Use of space platforms is not like in the movies.  The systems were put up there to perform specific surveillance (and other) tasks and its hard to justify pulling them and re-orientating them just so they can find one guy, especially when the job can be done more efficiently and effectively by boots on the ground.  Plus the cost in manpower in having to have a team of imagery analysts constantly reviewing the imagery received, which means by the time they identify a clue to Osama's presence in an area, the guy is already out of area, so you cant act on the information (which requires sending in a ground team anyway).  

Reading a license plate is great, but it doesnt help if the cars in the area (if there are any) dont have licenses plates and if they do the plates are unlikely to have a vehicle registered in Osama's name (i.e. "There it is, custom licence number "I-P-L-A-N-D-9-1-1", find out what address the vehicle owner lives at.  You got it?  Cave #842, Bora Mountain Heights, Waziristan?  Excellent, we'll send a team right away..." - it just doesnt happen.).  

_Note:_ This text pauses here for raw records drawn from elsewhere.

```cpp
gdx_status gdx_suffix_array(const uint8_t *dense_text, uint64_t n, uint32_t num_dense_symbols,
                            uint32_t where , int32_t device, uint64_t *sa_out);

gdx_status gdx_index_download_bwt(const gdx_index *idx, uint8_t *bwt_out);
gdx_status gdx_index_get_count(const gdx_index *idx, uint64_t *count_out );
gdx_status gdx_index_download_samples(const gdx_index *idx, uint64_t *samples_out);
gdx_status gdx_index_download_text_borders(const gdx_index *idx, uint64_t *rows_out, uint64_t *positions_out);

// ... 116 lines not shown
```

rust/src/gpu/ffi.rs:

```rust
#![allow(non_camel_case_types, dead_code)]
use std::os::raw::{c_char, c_void};

pub type gdx_status = i32;
pub const GDX_ABI_VERSION: u32 = 2;
pub const GDX_FLAG_VERIFY_SUFFIX_ARRAY: u32 = 1;
pub const GDX_FLAG_NO_TEXT: u32 = 2;
pub const GDX_FLAG_NO_INVERSE_SAMPLES: u32 = 4;
pub const GDX_FLAG_NO_DENSE_SUFFIX_ARRAY: u32 = 8;
pub const GDX_FLAG_NO_SEED_TABLE: u32 = 16;
pub const GDX_FLAG_NO_ROW_CONTEXT_TABLE: u32 = 32;
pub const GDX_NCCL_UNIQUE_ID_BYTES: u32 = 128;
pub const GDX_HAMMING_MAX_MISMATCHES: u32 = 3;
pub const GDX_HAMMING_MAX_QUERY_LEN: u32 = 256;
pub const GDX_OK: gdx_status = 0;
pub const GDX_ERR_INVALID_SYMBOL: gdx_status = 1;
pub const GDX_ERR_BAD_ARG: gdx_status = 2;
pub const GDX_ERR_CUDA: gdx_status = 3;
pub const GDX_ERR_OOM: gdx_status = 4;
pub const GDX_ERR_TEXT_TOO_LONG: gdx_status = 5;
pub const GDX_ERR_UNSUPPORTED: gdx_status = 6;
pub const GDX_ERR_BUSY: gdx_status = 7;
pub const GDX_I32: u32 = 0;
pub const GDX_U32: u32 = 1;
pub const GDX_I64: u32 = 2;
// ... 78 lines not shown
    pub num_text_borders: u64,
    pub text_bytes: u64,
    pub inverse_sample_bytes: u64,
    pub dense_suffix_array_bytes: u64,
    pub seed_table_bytes: u64,
    pub seed_table_depth: u32,
    pub row_context_entry_bytes: u32,
}
#[repr(C)] #[derive(Clone, Copy)] pub struct gdx_stats {
    pub queries: u64,
    pub lf_steps: u64,
    pub hits: u64,
    pub walk_steps: u64,
    pub kernel_ms_search: f64,
    pub kernel_ms_locate: f64,
    pub kernel_launches: u64,
    pub verified_queries: u64,
    pub locate_walk_steps: u64,
    pub packed_queries: u64,
    pub exception_queries: u64,
    pub h2d_bytes: u64,
    pub d2h_bytes: u64,
    pub shards: u64,
}
#[repr(C)] #[derive(Clone, Copy)] pub struct gdx_hamming_interval {
    pub start: u64,
    pub end: u64,
    pub mismatches: u32,
    pub reserved: u32,
}

extern "C" {
    pub fn gdx_abi_version() -> u32;
    pub fn gdx_last_error_message() -> *const c_char;
    pub fn gdx_last_error_query() -> u64;
    pub fn gdx_device_count() -> i32;
    pub fn gdx_index_build(texts: *const u8, text_offsets: *const u64, num_texts: u64, alphabet: *const gdx_alphabet, config: *const gdx_config, out: *mut *mut gdx_index) -> gdx_status;
    pub fn gdx_index_create_from_parts(parts: *const gdx_parts, device: i32, out: *mut *mut gdx_index) -> gdx_status;
    pub fn gdx_index_create_from_bwt(bwt: *const u8, parts: *const gdx_parts, device: i32, out: *mut *mut gdx_index) -> gdx_status;
    pub fn gdx_suffix_array(dense_text: *const u8, n: u64, num_dense_symbols: u32, r#where: u32, device: i32, sa_out: *mut u64) -> gdx_status;
    pub fn gdx_index_download_bwt(idx: *const gdx_index, bwt_out: *mut u8) -> gdx_status;
    pub fn gdx_index_get_count(idx: *const gdx_index, count_out: *mut u64) -> gdx_status;
    pub fn gdx_index_download_samples(idx: *const gdx_index, samples_out: *mut u64) -> gdx_status;
    pub fn gdx_index_download_text_borders(idx: *const gdx_index, rows_out: *mut u64, positions_out: *mut u64) -> gdx_status;
    pub fn gdx_concat_texts(texts: *const u8, text_offsets: *const u64, num_texts: u64, alphabet: *const gdx_alphabet, dense_out: *mut u8, sentinels_out: *mut u64, count_out: *mut u64) -> gdx_status;
    pub fn gdx_index_destroy(idx: *mut gdx_index);
// ... 46 lines not shown
```

Measured before the change: 12.23 billion.

## Embed row-context verification data into seed table entries for singleton intervals

The seed table's final level can now be built as 16-byte entries. For seeds whose interval holds exactly one row, the entry stores that row plus packed text context, so a count query can verify its remaining tail straight from the seed entry instead of running further LF steps or a separate row-context lookup. A new planner builds this context-enabled seed table together with the row context table when memory allows, reserving headroom for the caller. The cost is a larger seed table, an extra build kernel, and a 128-bit load per seeded query, plus a new stats counter.

```diff
diff --git a/genedex_b200/_lib.py b/genedex_b200/_lib.py
--- a/genedex_b200/_lib.py
+++ b/genedex_b200/_lib.py
@@ -79,7 +79,8 @@
                 ("kernel_ms_locate", C.c_double), ("kernel_launches", C.c_uint64),
                 ("verified_queries", C.c_uint64), ("locate_walk_steps", C.c_uint64),
                 ("packed_queries", C.c_uint64), ("exception_queries", C.c_uint64), ("h2d_bytes", C.c_uint64),
-                ("d2h_bytes", C.c_uint64), ("shards", C.c_uint64)]
+                ("d2h_bytes", C.c_uint64), ("shards", C.c_uint64),
+                ("seed_verified_queries", C.c_uint64)]
 
 
 _vp, _u64, _i32, _u32 = C.c_void_p, C.c_uint64, C.c_int32, C.c_uint32
diff --git a/genedex_b200/csrc/api.cu b/genedex_b200/csrc/api.cu
--- a/genedex_b200/csrc/api.cu
+++ b/genedex_b200/csrc/api.cu
@@ -646,6 +646,7 @@
     if (!idx->seed_lut) return;
     idx->dev.seed_lookup = nullptr;
     idx->dev.seed_depth = 0;
+    idx->dev.seed_context = 0;
     cudaFree(idx->seed_lut);
     idx->seed_lut = nullptr;
     idx->seed_lut_bytes = 0;
@@ -660,18 +661,19 @@
     return e;
 }
 
-gdx_status build_seed_table(gdx_index *idx, uint32_t depth) {
+gdx_status build_seed_table(gdx_index *idx, uint32_t depth, bool context) {
     drop_seed_table(idx);
     const ImageHeader &h = idx->h;
     if (depth <= h.lookup_depth || h.n == 0 || h.ns == 0) return GDX_OK;
     const uint64_t esz = h.wide ? 16 : 8, last = seed_entries(h.ns, depth), prev = seed_entries(h.ns, depth - 1);
     if (last == 0 || depth > 40) return fail(GDX_ERR_UNSUPPORTED, "seed table of depth %u is too large", depth);
+    const uint64_t last_bytes = last * (context ? 16 : esz);
     void *fin = nullptr, *tmp = nullptr;
-    if (cudaMalloc(&fin, last * esz) != cudaSuccess || cudaMalloc(&tmp, prev * esz) != cudaSuccess) {
+    if (cudaMalloc(&fin, last_bytes) != cudaSuccess || cudaMalloc(&tmp, prev * esz) != cudaSuccess) {
         cudaGetLastError();
         if (fin) cudaFree(fin);
         return fail(GDX_ERR_OOM, "seed table of depth %u: %llu bytes of device memory not available", depth,
-                    (unsigned long long)((last + prev) * esz));
+                    (unsigned long long)(last_bytes + prev * esz));
     }
     void *cur = (depth % 2 == 0) ? fin : tmp;
     cudaError_t e;
@@ -687,7 +689,11 @@
         void *nxt = cur == fin ? tmp : fin;
         const uint64_t entries = seed_entries(h.ns, d);
         st = dispatch_layout(h.layout, [&](auto L) -> gdx_status {
-            k_lut_extend<decltype(L)><<<(unsigned)div_up(entries, 256), 256>>>(idx->dev, cur, nxt, entries);
+            k_lut_extend<decltype(L)><<<(unsigned)div_up(entries, 256), 256>>>(idx->dev, cur, nxt, entries,
+                                                                              context && d == depth);
+            if (context && d == depth)
+                k_seed_context<decltype(L)><<<(unsigned)div_up(entries, 256), 256>>>(idx->dev, reinterpret_cast<uint4 *>(nxt),
+                                                                                    entries);
             return GDX_OK;
         });
         e = cudaGetLastError();
@@ -700,9 +706,10 @@
         return st != GDX_OK ? st : fail(GDX_ERR_CUDA, "seed table: %s", cudaGetErrorString(e));
     }
     idx->seed_lut = fin;
-    idx->seed_lut_bytes = last * esz;
+    idx->seed_lut_bytes = last_bytes;
     idx->dev.seed_lookup = fin;
     idx->dev.seed_depth = depth;
+    idx->dev.seed_context = context ? 1 : 0;
     return GDX_OK;
 }
 
@@ -714,6 +721,12 @@
     size_t free_b = 0, total_b = 0;
     if (cudaMemGetInfo(&free_b, &total_b) != cudaSuccess) return 0;
     return free_b / 4;
+}
+
+uint32_t auto_seed_depth(const gdx_index *idx) {
+    uint32_t depth = 0;
+    while (seed_entries(idx->h.ns, depth + 1) && seed_entries(idx->h.ns, depth + 1) <= 4 * idx->h.n) ++depth;
+    return depth;
 }
 
 void auto_seed_table(gdx_index *idx) {
@@ -725,7 +738,7 @@
         depth = (uint32_t)atoi(e);
     } else {
         if (idx->h.accel_flags & kAccelNoSeedTable) return;
-        while (seed_entries(idx->h.ns, depth + 1) && seed_entries(idx->h.ns, depth + 1) <= 4 * idx->h.n) ++depth;
+        depth = auto_seed_depth(idx);
         const uint64_t esz = idx->h.wide ? 16 : 8, room = accel_room(idx);
         size_t free_b = 0, total_b = 0;
         if (cudaMemGetInfo(&free_b, &total_b) != cudaSuccess) return;
@@ -734,7 +747,7 @@
             --depth;
     }
     if (depth <= idx->h.lookup_depth) return;
-    if (build_seed_table(idx, depth) != GDX_OK) t_error.clear();
+    if (build_seed_table(idx, depth, e && row_context_possible(idx)) != GDX_OK) t_error.clear();
 }
 
 void auto_dense_sa(gdx_index *idx) {
@@ -758,6 +771,33 @@
         if (idx->h.n * 16 > room) return;
     }
     if (build_row_context(idx) != GDX_OK) t_error.clear();
+}
+
+constexpr uint64_t kCallerReserve = 16ull << 30;
+
+bool context_plan(gdx_index *idx) {
+    if (!row_context_possible(idx) || getenv("GDX_SEED_TABLE") || getenv("GDX_ROW_CONTEXT") ||
+        (idx->h.accel_flags & (kAccelNoSeedTable | kAccelNoRowContext)) || idx->h.ns < 2)
+        return false;
+    const uint32_t depth = auto_seed_depth(idx);
+    if (depth <= idx->h.lookup_depth) return false;
+    size_t free_b = 0, total_b = 0;
+    if (cudaMemGetInfo(&free_b, &total_b) != cudaSuccess) return false;
+    const uint64_t seed = 16 * seed_entries(idx->h.ns, depth), fill_tmp = 8 * seed_entries(idx->h.ns, depth - 1);
+    const uint64_t room = idx->h.accel_budget ? accel_room(idx) : (free_b > kCallerReserve ? free_b - kCallerReserve : 0);
+    if (seed + 16 * idx->h.n > room || seed + fill_tmp > free_b) return false;
+    if (build_seed_table(idx, depth, true) == GDX_OK && build_row_context(idx) == GDX_OK) return true;
+    t_error.clear();
+    drop_seed_table(idx);
+    drop_row_context(idx);
+    return false;
+}
+
+void auto_accelerators(gdx_index *idx) {
+    auto_dense_sa(idx);
+    if (idx && idx->h.n && context_plan(idx)) return;
+    auto_seed_table(idx);
+    auto_row_context(idx);
 }
 
 gdx_status build_image(const ImageSources &src, int device, gdx_index **out) {
@@ -1036,9 +1076,7 @@
             st = build_image(src, device, out);
             r.release();
             if (st == GDX_OK) {
-                auto_dense_sa(*out);
-                auto_seed_table(*out);
-                auto_row_context(*out);
+                auto_accelerators(*out);
             }
             return st;
         }
@@ -1061,9 +1099,7 @@
         st = build_image(src, device, out);
         cudaFree(d_bwt);
         if (st == GDX_OK) {
-            auto_dense_sa(*out);
-            auto_seed_table(*out);
-            auto_row_context(*out);
+            auto_accelerators(*out);
         }
         return st;
     });
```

Granted there are more capable/specialized space-based systems out there we could discuss, but the same issues apply to those as well... 

_(Retiredgrunt45, not trying to poke fun at or insult you, just trying to give giving valid feedback with examples...) _


----------



## Greymatters (30 Aug 2007)

The real question to consider is - If he is already dead, or does die, will they announce it and when?  Will they try and make a martyr out of him, or hide his demise so that the Great Satan remains in doubt as to Osama's current status and threat to the West?

There are a lot of theories on this.  Personally I think they would gain the most benefit to announce his death (once he dies), create a martyr for the cause, have a worldwide mourning, hold a big funeral, and emphasize that he died of natural causes and not because he was injured or killed by the West.  AQ has good access to news and propaganda machines over there so it wouldnt be hard for them to achieve this...


----------



## retiredgrunt45 (31 Aug 2007)

> (Retiredgrunt45, not trying to poke fun at or insult you, just trying to give giving valid feedback with examples...)



Hey Grey Matter, Non taken. 

You made some valid points. 

Cheerio.


----------